• _SUPPLIED RECORDS_
*** Block opens ***
# xiph/rav1e

Measured on AMD Instinct MI355X. Metric: RDO-candidate Mpixels/s (dist+fwd_tx+mc) at 4K speed-6, higher is better.
Workload: dtype u8

## Files before the change

rav1e_amd/csrc/cand_common.hpp:

```cpp
#pragma once
#include <type_traits>

#include "common.hpp"
#include "dist_common.hpp"
#include "mc_common.hpp"

namespace r1cand {

#include "mc_taps_packed.inc"

template <int CTRL>
__device__ __forceinline__ int32_t dpp(int32_t x) {
  return __builtin_amdgcn_update_dpp(0, x, CTRL, 0xf, 0xf, true);
}
template <int CTRL>
__device__ __forceinline__ int32_t bfly_lanes(int32_t x, int32_t sm) {
  return __mul24(x, sm | 1) + dpp<CTRL>(x);
}
struct LaneSigns { int32_t s1, s2; };
template <int TS>
__device__ __forceinline__ LaneSigns lane_signs(int lane) {
  LaneSigns s;
  if constexpr (TS == 8) {
    s.s1 = -(int32_t)((lane ^ (lane >> 2)) & 1);
    s.s2 = -(int32_t)(((lane >> 1) ^ (lane >> 2)) & 1);
  } else {
    s.s1 = -(int32_t)(lane & 1);
    s.s2 = 0;
  }
  return s;
}
template <int TS>
__device__ __forceinline__ uint32_t habs_lanes(int32_t x, LaneSigns sg) {
  x = bfly_lanes<0xB1>(x, sg.s1);
  if constexpr (TS == 8) x = bfly_lanes<0x4E>(x, sg.s2);
  const int32_t ax = iabs32(x);
  const int32_t ap = TS == 8 ? dpp<0x141>(ax) : dpp<0x4E>(ax);
  return (uint32_t)(ax > ap ? ax : ap);
}

__device__ __forceinline__ uint32_t sad_u32(uint32_t a, uint32_t b, uint32_t acc) {
  uint32_t r;
  asm("v_sad_u32 %0, %1, %2, %3" : "=v"(r) : "v"(a), "v"(b), "v"(acc));
  return r;
}

typedef short v2s_t __attribute__((ext_vector_type(2)));
typedef unsigned short v2us_t __attribute__((ext_vector_type(2)));
__device__ __forceinline__ uint32_t pk_add(uint32_t a, uint32_t b) {
  return __builtin_bit_cast(uint32_t, (v2s_t)(__builtin_bit_cast(v2s_t, a) + __builtin_bit_cast(v2s_t, b)));
}
__device__ __forceinline__ uint32_t pk_sub(uint32_t a, uint32_t b) {
  return __builtin_bit_cast(uint32_t, (v2s_t)(__builtin_bit_cast(v2s_t, a) - __builtin_bit_cast(v2s_t, b)));
}
__device__ __forceinline__ uint32_t pk_mad(uint32_t x, uint32_t s, uint32_t p) {
  uint32_t r;
  asm("v_pk_mad_i16 %0, %1, %2, %3" : "=v"(r) : "v"(x), "v"(s), "v"(p));
  return r;
}
__device__ __forceinline__ uint32_t pk_max(uint32_t a, uint32_t b) {
  uint32_t r;
  asm("v_pk_max_i16 %0, %1, %2" : "=v"(r) : "v"(a), "v"(b));
  return r;
}
__device__ __forceinline__ uint32_t pk_min(uint32_t a, uint32_t b) {
  uint32_t r;
  asm("v_pk_min_i16 %0, %1, %2" : "=v"(r) : "v"(a), "v"(b));
  return r;
}
__device__ __forceinline__ uint32_t pk_pair(int32_t lo, int32_t hi) {
  return __builtin_amdgcn_perm((uint32_t)hi, (uint32_t)lo, 0x05040100u);
}
__device__ __forceinline__ void pk_bfly8_s2(const uint32_t (&a)[8], uint32_t (&d)[8]) {
  uint32_t b[8];
#pragma unroll
  for (int k = 0; k < 4; k++) {
    b[2 * k] = pk_add(a[2 * k], a[2 * k + 1]);
    b[2 * k + 1] = pk_sub(a[2 * k], a[2 * k + 1]);
  }
  d[0] = pk_add(b[0], b[2]); d[2] = pk_sub(b[0], b[2]);
  d[1] = pk_add(b[1], b[3]); d[3] = pk_sub(b[1], b[3]);
  d[4] = pk_add(b[4], b[6]); d[6] = pk_sub(b[4], b[6]);
  d[5] = pk_add(b[5], b[7]); d[7] = pk_sub(b[5], b[7]);
}
__device__ __forceinline__ uint32_t habs_lanes_pk(uint32_t x, uint32_t m1, uint32_t m2, uint32_t acc) {
  x = pk_mad(x, m1, (uint32_t)dpp<0xB1>((int32_t)x));
  x = pk_mad(x, m2, (uint32_t)dpp<0x4E>((int32_t)x));
  const uint32_t ax = pk_max(x, pk_sub(0u, x));
  const uint32_t mx = pk_max(ax, (uint32_t)dpp<0x141>((int32_t)ax));
  return __builtin_amdgcn_udot2(__builtin_bit_cast(v2us_t, mx), __builtin_bit_cast(v2us_t, 0x00010001u),
                                acc, false);
}

__device__ __forceinline__ uint32_t ashr_pair(int32_t lo, int32_t hi, int sh) {
  return __builtin_amdgcn_perm((uint32_t)(hi >> sh), (uint32_t)(lo >> sh), 0x05040100u);
}

__device__ __forceinline__ int32_t dot2_seed0(uint32_t a, uint32_t b) {
  int32_t r;
  asm("v_dot2_i32_i16 %0, %1, %2, 0" : "=v"(r) : "v"(a), "v"(b));
  return r;
}
__device__ __forceinline__ int32_t dot2_seed64(uint32_t a, uint32_t b) {
  int32_t r;
  asm("v_dot2_i32_i16 %0, %1, %2, 64" : "=v"(r) : "v"(a), "v"(b));
  return r;
}
__device__ __forceinline__ int32_t dot2_seed(uint32_t a, uint32_t b, int32_t c_uniform) {
  int32_t r;
  asm("v_dot2_i32_i16 %0, %1, %2, %3" : "=v"(r) : "v"(a), "v"(b), "s"(c_uniform));
  return r;
}
__device__ __forceinline__ int32_t dot4_seed(uint32_t a, uint32_t b, int32_t c_uniform) {
  int32_t r;
  asm("v_dot4_i32_i8 %0, %1, %2, %3" : "=v"(r) : "v"(a), "v"(b), "s"(c_uniform));
  return r;
}
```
*** Block closes ***
Please state how many lines of the data hold the string "short", with nothing else in your reply.

2